Tally every line in the listing that holds the string "depthwise", then state the total and nothing more.

-------

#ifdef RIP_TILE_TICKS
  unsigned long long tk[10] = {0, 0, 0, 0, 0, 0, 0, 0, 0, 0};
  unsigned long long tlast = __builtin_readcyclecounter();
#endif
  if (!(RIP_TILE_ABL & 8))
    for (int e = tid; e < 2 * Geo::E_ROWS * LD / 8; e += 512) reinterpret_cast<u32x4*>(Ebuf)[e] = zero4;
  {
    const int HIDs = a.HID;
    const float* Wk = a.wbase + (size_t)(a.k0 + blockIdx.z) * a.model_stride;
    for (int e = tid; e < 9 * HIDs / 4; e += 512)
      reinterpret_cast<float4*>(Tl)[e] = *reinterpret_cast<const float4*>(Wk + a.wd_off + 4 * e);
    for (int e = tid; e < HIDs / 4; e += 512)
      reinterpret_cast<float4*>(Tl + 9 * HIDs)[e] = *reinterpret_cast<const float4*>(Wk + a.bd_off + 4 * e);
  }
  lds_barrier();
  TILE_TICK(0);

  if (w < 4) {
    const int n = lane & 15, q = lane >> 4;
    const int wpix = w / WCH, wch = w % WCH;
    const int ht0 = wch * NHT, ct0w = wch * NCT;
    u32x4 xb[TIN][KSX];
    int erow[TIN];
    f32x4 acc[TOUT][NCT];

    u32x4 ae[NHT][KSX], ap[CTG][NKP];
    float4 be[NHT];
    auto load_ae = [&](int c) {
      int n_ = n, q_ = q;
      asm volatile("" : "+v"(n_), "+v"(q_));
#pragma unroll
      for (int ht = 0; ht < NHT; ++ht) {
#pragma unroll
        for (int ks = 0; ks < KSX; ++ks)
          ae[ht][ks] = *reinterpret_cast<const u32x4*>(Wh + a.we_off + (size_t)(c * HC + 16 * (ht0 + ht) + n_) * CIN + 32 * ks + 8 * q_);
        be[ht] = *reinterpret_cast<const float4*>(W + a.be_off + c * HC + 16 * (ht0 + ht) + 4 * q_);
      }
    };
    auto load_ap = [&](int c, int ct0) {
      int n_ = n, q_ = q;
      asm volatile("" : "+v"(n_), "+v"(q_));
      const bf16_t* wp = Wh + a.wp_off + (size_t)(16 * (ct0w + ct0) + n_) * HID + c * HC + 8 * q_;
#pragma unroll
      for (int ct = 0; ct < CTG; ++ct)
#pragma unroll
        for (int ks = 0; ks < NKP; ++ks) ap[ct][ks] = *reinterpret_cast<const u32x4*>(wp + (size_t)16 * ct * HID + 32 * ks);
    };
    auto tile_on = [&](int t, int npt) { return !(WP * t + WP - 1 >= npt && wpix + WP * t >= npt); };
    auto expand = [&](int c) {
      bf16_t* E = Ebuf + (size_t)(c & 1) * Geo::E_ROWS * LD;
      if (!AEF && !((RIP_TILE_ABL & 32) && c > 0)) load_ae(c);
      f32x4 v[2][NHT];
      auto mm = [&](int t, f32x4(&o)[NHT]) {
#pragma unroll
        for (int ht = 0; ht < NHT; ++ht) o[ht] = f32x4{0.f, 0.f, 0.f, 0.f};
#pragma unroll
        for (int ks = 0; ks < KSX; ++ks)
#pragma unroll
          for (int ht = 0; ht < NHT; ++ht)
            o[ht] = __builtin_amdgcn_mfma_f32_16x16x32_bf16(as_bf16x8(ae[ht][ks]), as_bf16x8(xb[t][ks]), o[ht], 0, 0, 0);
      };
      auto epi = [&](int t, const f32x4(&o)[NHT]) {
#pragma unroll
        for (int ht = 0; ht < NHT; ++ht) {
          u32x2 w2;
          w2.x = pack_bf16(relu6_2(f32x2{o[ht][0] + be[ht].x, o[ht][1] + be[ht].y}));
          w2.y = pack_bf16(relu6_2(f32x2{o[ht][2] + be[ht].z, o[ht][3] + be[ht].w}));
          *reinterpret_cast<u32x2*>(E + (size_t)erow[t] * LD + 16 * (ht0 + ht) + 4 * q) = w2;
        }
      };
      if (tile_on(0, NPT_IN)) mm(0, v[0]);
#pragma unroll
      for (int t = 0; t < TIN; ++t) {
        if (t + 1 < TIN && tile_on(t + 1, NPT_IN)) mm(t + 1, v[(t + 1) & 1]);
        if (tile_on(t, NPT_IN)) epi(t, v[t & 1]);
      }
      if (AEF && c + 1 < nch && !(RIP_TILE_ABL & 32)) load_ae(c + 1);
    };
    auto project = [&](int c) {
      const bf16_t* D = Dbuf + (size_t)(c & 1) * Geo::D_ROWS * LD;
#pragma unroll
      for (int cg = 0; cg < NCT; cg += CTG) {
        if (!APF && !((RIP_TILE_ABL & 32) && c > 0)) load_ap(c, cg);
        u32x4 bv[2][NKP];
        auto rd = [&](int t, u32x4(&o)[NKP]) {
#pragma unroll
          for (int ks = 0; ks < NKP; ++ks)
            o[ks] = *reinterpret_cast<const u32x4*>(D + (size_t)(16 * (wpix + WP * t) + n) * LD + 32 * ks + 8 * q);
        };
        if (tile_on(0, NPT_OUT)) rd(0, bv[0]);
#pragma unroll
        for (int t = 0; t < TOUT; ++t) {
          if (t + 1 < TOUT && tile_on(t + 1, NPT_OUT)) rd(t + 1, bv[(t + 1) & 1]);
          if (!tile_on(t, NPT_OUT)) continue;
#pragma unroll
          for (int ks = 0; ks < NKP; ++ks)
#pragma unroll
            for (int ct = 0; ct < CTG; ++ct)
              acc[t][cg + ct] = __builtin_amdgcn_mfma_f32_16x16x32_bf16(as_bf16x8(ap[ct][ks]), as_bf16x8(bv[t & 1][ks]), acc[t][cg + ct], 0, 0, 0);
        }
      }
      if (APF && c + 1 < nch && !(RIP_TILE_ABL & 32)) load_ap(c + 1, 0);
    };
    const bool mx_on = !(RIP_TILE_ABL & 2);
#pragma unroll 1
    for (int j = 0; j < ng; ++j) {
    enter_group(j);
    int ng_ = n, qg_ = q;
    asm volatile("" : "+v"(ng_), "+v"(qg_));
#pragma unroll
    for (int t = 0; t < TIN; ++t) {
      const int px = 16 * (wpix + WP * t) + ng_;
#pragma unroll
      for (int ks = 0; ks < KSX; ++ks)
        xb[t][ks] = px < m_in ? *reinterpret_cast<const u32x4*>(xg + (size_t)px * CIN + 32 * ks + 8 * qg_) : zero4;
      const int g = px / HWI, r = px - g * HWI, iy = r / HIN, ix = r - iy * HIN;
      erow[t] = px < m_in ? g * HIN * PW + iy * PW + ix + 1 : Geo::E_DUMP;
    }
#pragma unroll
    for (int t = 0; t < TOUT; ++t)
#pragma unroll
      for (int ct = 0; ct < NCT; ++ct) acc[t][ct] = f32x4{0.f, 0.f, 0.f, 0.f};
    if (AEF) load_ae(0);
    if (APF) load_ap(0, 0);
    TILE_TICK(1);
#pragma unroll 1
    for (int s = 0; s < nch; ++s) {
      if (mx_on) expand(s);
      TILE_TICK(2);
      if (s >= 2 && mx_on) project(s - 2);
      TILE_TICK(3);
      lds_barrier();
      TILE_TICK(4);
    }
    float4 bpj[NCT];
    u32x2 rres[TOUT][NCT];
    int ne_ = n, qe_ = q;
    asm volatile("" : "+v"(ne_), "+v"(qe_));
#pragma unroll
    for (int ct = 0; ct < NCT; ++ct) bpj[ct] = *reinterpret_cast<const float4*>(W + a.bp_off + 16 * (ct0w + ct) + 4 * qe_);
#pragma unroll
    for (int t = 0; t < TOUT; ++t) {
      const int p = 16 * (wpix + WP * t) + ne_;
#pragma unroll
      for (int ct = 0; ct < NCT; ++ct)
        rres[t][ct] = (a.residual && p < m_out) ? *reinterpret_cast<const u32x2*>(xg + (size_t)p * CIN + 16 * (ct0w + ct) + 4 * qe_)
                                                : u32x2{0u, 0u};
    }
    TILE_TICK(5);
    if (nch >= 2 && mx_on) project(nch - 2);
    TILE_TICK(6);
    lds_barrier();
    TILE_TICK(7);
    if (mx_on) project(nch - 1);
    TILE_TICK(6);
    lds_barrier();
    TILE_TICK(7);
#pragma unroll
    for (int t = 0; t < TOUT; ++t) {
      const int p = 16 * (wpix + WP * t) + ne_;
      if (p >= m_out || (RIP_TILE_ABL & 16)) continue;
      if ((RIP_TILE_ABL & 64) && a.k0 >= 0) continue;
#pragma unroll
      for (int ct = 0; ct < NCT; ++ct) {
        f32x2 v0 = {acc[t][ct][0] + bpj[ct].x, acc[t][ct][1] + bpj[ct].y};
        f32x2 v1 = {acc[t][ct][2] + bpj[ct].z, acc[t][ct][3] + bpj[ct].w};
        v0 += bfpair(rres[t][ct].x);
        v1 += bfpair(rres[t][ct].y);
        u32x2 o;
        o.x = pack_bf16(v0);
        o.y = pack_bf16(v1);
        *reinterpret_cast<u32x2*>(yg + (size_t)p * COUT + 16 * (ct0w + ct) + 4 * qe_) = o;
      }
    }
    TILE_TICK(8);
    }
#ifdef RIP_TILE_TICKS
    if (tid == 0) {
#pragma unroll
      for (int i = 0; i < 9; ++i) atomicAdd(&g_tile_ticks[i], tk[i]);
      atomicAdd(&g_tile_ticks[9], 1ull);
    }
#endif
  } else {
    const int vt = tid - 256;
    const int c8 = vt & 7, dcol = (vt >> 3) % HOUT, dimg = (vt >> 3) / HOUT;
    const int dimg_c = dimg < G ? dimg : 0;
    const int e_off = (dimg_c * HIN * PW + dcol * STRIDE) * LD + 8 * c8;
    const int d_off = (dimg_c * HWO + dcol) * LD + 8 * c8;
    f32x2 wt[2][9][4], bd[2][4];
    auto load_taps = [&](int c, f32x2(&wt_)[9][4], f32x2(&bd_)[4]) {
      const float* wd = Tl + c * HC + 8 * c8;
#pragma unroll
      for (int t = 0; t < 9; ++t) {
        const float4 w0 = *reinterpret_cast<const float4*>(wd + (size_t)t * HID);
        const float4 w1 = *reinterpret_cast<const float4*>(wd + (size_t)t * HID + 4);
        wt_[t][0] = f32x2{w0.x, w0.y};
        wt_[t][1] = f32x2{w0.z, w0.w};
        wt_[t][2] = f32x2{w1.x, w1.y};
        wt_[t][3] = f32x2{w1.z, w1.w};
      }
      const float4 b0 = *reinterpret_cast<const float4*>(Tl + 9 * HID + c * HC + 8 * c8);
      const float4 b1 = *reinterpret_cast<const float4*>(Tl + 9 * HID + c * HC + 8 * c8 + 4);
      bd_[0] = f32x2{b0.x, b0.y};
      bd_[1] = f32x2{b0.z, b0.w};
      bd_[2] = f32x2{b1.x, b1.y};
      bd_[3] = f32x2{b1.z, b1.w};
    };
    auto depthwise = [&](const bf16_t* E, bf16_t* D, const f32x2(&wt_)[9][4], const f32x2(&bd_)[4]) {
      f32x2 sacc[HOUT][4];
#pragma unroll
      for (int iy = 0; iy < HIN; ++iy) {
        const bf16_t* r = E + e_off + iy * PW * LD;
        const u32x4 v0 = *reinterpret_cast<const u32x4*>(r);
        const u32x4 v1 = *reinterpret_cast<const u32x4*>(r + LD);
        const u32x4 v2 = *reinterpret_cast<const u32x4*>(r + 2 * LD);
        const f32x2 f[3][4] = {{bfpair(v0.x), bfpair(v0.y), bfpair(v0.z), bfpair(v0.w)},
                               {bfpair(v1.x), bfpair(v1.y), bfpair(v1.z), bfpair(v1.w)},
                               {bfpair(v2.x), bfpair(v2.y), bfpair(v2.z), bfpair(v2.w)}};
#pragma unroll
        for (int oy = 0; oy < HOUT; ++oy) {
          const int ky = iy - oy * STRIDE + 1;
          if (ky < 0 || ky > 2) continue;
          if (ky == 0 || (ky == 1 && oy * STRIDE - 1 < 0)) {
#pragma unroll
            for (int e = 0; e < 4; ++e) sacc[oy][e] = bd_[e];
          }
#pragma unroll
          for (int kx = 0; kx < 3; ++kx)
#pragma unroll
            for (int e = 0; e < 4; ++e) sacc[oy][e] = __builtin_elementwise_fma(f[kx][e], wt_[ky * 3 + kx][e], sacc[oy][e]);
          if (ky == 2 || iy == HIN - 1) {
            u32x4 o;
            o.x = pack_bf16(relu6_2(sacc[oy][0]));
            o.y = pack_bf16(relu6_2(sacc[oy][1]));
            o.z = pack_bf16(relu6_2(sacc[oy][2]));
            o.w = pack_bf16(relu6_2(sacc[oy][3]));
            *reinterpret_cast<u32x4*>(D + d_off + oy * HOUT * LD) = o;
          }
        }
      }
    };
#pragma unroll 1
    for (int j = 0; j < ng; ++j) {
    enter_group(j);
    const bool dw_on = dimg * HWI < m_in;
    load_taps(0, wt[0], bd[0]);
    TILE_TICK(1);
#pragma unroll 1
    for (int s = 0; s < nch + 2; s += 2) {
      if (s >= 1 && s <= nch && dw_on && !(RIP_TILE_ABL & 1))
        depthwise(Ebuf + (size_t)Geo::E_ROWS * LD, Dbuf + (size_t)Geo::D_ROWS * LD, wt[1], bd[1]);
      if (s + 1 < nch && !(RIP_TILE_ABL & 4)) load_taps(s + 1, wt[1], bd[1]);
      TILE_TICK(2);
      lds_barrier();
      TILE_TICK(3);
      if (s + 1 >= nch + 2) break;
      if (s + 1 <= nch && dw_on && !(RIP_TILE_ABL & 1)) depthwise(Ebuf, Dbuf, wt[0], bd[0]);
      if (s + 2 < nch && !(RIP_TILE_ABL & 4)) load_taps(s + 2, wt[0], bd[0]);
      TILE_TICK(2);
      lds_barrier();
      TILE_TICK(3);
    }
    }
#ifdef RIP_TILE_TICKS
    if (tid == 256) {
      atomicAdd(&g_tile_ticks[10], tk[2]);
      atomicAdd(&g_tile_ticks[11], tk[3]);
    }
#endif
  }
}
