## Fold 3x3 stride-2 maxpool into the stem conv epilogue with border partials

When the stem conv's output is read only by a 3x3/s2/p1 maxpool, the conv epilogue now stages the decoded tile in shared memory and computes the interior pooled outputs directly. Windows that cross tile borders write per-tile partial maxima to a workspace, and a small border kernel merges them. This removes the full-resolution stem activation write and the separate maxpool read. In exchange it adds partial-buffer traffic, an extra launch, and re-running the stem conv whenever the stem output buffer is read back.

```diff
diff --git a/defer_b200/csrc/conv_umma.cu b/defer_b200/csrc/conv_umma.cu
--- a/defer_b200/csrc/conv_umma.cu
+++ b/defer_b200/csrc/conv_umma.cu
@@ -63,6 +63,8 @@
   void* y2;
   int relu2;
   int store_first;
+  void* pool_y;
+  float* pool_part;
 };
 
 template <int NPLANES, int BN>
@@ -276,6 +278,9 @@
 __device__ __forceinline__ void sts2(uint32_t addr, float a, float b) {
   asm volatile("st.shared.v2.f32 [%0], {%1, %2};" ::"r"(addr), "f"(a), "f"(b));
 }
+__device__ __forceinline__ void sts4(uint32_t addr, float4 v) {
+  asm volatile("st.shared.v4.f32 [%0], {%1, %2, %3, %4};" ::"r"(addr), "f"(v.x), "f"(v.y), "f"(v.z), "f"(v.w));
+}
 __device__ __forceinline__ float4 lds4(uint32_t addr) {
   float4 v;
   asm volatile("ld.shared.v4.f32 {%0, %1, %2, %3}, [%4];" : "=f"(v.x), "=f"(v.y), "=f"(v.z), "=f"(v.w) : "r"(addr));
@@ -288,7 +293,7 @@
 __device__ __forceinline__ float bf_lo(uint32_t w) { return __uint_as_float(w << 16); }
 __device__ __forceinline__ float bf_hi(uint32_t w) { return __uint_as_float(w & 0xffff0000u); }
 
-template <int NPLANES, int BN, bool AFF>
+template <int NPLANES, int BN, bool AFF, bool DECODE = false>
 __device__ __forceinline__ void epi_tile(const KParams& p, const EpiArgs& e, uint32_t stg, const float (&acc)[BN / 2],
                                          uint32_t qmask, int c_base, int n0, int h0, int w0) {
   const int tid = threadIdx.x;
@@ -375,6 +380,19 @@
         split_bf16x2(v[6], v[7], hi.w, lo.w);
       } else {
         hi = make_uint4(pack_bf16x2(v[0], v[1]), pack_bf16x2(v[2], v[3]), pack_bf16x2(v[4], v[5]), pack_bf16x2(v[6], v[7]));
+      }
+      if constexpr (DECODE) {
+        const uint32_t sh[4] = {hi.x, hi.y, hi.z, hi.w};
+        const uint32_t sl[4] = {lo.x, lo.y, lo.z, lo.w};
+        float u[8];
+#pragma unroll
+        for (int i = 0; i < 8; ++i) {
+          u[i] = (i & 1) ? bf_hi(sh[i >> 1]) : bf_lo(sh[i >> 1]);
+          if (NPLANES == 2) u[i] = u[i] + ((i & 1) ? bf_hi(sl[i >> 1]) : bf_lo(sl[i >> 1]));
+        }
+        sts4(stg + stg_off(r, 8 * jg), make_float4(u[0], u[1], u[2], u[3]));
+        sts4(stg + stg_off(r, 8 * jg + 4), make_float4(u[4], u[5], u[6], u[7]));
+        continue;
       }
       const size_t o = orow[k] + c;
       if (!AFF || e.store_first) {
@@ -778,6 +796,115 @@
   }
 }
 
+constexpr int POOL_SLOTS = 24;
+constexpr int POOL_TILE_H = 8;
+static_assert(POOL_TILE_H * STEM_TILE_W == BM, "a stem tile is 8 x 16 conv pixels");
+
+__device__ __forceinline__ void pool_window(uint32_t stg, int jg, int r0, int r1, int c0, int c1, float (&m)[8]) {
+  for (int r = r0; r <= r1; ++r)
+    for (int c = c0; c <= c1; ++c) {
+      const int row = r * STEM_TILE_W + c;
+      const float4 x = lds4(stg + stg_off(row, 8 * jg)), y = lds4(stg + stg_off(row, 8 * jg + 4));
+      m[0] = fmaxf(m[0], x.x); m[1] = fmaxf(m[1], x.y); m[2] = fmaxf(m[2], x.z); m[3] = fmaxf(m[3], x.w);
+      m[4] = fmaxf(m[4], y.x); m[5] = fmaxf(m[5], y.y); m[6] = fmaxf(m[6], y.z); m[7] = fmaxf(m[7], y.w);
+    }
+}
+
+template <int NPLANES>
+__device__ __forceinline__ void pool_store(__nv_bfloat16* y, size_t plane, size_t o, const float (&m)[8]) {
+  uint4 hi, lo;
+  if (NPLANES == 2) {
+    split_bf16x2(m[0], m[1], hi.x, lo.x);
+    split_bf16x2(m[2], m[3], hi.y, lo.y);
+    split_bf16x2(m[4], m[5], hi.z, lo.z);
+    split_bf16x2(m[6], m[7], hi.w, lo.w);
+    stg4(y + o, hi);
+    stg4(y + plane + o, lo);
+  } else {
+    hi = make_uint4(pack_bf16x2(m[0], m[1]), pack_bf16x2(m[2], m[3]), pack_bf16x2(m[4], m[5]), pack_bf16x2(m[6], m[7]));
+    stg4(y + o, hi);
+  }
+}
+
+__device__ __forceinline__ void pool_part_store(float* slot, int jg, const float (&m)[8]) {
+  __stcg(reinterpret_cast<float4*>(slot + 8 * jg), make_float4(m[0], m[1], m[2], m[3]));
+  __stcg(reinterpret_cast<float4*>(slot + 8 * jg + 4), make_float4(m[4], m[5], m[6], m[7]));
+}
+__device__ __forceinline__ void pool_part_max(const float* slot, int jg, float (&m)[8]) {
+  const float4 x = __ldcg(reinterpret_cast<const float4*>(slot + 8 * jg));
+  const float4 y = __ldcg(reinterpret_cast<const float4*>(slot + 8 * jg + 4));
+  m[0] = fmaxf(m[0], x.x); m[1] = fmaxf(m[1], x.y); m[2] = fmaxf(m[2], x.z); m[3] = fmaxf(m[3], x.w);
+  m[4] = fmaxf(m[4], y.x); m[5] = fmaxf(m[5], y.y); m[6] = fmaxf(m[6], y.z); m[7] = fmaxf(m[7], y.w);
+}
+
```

-------

Task answer – 3